[Saved data entries]
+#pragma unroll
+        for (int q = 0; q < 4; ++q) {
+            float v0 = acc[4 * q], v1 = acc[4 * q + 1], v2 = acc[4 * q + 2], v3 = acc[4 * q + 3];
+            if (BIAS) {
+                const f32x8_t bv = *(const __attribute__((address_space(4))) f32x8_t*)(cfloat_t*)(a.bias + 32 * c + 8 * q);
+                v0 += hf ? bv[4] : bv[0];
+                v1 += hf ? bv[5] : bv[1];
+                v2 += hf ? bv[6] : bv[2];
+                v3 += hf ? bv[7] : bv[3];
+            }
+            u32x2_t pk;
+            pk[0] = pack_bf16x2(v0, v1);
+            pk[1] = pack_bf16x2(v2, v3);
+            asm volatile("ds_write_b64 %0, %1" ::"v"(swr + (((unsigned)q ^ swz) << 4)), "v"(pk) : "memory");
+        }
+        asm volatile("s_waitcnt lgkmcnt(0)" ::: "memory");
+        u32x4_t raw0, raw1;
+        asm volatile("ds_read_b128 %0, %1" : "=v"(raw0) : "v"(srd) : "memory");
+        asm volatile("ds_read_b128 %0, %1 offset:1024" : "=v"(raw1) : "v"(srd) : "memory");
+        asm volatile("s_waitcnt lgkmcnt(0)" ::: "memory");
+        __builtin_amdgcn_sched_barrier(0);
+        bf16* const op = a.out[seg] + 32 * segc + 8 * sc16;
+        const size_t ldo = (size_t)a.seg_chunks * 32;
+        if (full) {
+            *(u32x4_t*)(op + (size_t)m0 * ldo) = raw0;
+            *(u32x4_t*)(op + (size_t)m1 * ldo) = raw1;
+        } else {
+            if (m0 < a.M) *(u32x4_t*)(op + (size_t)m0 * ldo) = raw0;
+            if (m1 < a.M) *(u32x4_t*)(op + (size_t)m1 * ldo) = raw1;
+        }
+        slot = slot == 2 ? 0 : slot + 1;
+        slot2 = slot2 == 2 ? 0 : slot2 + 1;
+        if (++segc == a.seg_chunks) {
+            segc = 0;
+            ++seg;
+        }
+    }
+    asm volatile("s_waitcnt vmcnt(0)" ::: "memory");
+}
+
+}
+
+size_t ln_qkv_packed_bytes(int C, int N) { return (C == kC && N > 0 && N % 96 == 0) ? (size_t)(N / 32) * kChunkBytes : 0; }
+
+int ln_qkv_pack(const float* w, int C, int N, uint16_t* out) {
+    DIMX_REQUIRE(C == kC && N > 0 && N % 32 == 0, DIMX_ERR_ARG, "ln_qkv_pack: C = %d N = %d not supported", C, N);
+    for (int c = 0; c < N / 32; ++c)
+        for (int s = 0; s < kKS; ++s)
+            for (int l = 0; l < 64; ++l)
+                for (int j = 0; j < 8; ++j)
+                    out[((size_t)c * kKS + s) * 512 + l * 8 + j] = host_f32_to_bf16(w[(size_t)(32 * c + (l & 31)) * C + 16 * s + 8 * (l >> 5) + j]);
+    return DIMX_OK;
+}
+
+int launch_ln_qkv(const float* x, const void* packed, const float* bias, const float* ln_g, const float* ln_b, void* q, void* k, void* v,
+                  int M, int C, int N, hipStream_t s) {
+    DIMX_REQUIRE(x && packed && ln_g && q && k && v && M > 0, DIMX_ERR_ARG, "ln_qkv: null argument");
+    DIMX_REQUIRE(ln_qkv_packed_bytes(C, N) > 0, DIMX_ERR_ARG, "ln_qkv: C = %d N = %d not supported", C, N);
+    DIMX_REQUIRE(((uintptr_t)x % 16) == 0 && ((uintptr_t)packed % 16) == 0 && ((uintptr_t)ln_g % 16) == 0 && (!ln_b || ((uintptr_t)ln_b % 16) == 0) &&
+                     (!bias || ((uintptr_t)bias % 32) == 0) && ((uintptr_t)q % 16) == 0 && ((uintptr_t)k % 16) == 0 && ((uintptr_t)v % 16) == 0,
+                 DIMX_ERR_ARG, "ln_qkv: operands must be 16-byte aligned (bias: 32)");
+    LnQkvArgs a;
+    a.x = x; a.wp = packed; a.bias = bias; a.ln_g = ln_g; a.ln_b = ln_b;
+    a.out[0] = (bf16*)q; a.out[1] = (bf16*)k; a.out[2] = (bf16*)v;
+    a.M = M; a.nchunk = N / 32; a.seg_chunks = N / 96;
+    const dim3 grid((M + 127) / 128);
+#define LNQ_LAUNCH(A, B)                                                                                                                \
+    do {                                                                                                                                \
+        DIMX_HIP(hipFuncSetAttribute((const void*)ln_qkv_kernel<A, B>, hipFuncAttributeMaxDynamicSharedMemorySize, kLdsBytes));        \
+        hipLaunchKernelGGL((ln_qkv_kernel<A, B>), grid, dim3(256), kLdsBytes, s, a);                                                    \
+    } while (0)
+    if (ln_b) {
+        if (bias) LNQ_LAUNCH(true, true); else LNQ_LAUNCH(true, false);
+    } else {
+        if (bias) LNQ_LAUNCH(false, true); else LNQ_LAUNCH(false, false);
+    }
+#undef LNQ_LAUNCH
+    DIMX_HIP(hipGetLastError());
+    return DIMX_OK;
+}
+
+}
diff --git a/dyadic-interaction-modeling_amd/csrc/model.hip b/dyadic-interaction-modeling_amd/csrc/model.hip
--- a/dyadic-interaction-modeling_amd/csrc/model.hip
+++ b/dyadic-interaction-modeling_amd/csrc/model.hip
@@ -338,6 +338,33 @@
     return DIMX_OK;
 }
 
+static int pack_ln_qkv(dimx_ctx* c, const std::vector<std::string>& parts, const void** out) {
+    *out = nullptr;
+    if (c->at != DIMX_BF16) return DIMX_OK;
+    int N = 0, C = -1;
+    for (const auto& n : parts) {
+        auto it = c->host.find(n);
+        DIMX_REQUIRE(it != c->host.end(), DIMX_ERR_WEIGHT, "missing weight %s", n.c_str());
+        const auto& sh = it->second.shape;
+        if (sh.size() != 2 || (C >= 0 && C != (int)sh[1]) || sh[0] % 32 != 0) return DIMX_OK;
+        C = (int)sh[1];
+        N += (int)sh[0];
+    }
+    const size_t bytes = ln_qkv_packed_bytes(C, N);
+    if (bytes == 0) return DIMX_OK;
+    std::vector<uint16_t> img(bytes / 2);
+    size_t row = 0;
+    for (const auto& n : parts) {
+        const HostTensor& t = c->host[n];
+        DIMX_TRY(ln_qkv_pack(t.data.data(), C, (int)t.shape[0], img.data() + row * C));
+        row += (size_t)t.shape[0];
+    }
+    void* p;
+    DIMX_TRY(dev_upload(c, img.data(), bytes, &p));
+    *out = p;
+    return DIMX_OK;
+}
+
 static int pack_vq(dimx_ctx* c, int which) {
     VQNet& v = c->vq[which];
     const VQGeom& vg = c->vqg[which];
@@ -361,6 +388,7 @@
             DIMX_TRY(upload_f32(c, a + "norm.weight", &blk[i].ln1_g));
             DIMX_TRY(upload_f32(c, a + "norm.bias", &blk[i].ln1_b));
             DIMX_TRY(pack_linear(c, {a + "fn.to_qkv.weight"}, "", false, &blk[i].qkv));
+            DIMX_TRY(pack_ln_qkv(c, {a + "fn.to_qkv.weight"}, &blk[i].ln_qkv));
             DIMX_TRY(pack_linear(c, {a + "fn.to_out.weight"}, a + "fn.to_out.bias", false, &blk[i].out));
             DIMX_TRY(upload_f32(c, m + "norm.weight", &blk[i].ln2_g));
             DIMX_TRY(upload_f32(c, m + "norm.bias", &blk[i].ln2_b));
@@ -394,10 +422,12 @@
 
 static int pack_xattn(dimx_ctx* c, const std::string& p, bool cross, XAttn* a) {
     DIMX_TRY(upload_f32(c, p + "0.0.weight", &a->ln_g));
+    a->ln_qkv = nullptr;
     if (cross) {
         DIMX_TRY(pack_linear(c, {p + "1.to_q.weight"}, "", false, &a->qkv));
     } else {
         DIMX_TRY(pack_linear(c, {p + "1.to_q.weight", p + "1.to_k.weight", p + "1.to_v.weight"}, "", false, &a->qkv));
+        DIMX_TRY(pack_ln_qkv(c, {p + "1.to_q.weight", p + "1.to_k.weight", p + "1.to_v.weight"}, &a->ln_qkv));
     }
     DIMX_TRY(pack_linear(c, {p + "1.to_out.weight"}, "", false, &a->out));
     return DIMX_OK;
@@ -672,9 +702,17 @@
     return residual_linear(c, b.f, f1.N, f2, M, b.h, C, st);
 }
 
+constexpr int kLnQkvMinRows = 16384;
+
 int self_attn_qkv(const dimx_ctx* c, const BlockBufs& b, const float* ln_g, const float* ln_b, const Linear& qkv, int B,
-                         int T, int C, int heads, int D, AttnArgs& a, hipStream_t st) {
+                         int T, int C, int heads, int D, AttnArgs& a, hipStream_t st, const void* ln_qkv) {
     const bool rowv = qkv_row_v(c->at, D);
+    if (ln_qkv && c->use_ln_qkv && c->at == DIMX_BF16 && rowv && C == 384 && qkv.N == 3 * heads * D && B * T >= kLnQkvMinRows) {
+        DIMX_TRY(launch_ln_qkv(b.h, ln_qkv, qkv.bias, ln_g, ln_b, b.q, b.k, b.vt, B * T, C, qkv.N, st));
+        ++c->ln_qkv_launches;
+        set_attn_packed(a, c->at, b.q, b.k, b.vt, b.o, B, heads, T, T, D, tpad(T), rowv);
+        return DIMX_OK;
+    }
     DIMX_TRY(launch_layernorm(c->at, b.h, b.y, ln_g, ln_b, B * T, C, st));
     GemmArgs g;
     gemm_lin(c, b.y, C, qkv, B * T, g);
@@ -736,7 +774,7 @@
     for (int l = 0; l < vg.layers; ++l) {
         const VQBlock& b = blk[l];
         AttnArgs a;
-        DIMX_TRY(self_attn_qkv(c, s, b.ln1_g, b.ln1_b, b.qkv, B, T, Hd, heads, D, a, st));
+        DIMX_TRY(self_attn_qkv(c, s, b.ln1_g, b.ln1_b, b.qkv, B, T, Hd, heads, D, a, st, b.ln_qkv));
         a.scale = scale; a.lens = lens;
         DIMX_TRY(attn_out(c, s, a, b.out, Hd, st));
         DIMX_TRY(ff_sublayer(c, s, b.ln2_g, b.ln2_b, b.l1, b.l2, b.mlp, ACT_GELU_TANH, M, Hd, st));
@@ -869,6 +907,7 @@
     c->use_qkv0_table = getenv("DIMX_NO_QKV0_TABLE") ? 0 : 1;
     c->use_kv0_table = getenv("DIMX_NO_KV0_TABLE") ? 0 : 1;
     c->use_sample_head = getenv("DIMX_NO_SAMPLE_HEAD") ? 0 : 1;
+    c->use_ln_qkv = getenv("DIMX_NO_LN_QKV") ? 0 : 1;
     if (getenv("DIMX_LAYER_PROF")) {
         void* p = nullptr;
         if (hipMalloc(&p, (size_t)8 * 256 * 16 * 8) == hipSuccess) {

▶ [Exercise prompt]:
Please say how many lines in the records above contain the word "shape", and give only that number.

▶ [Output for this task]:
3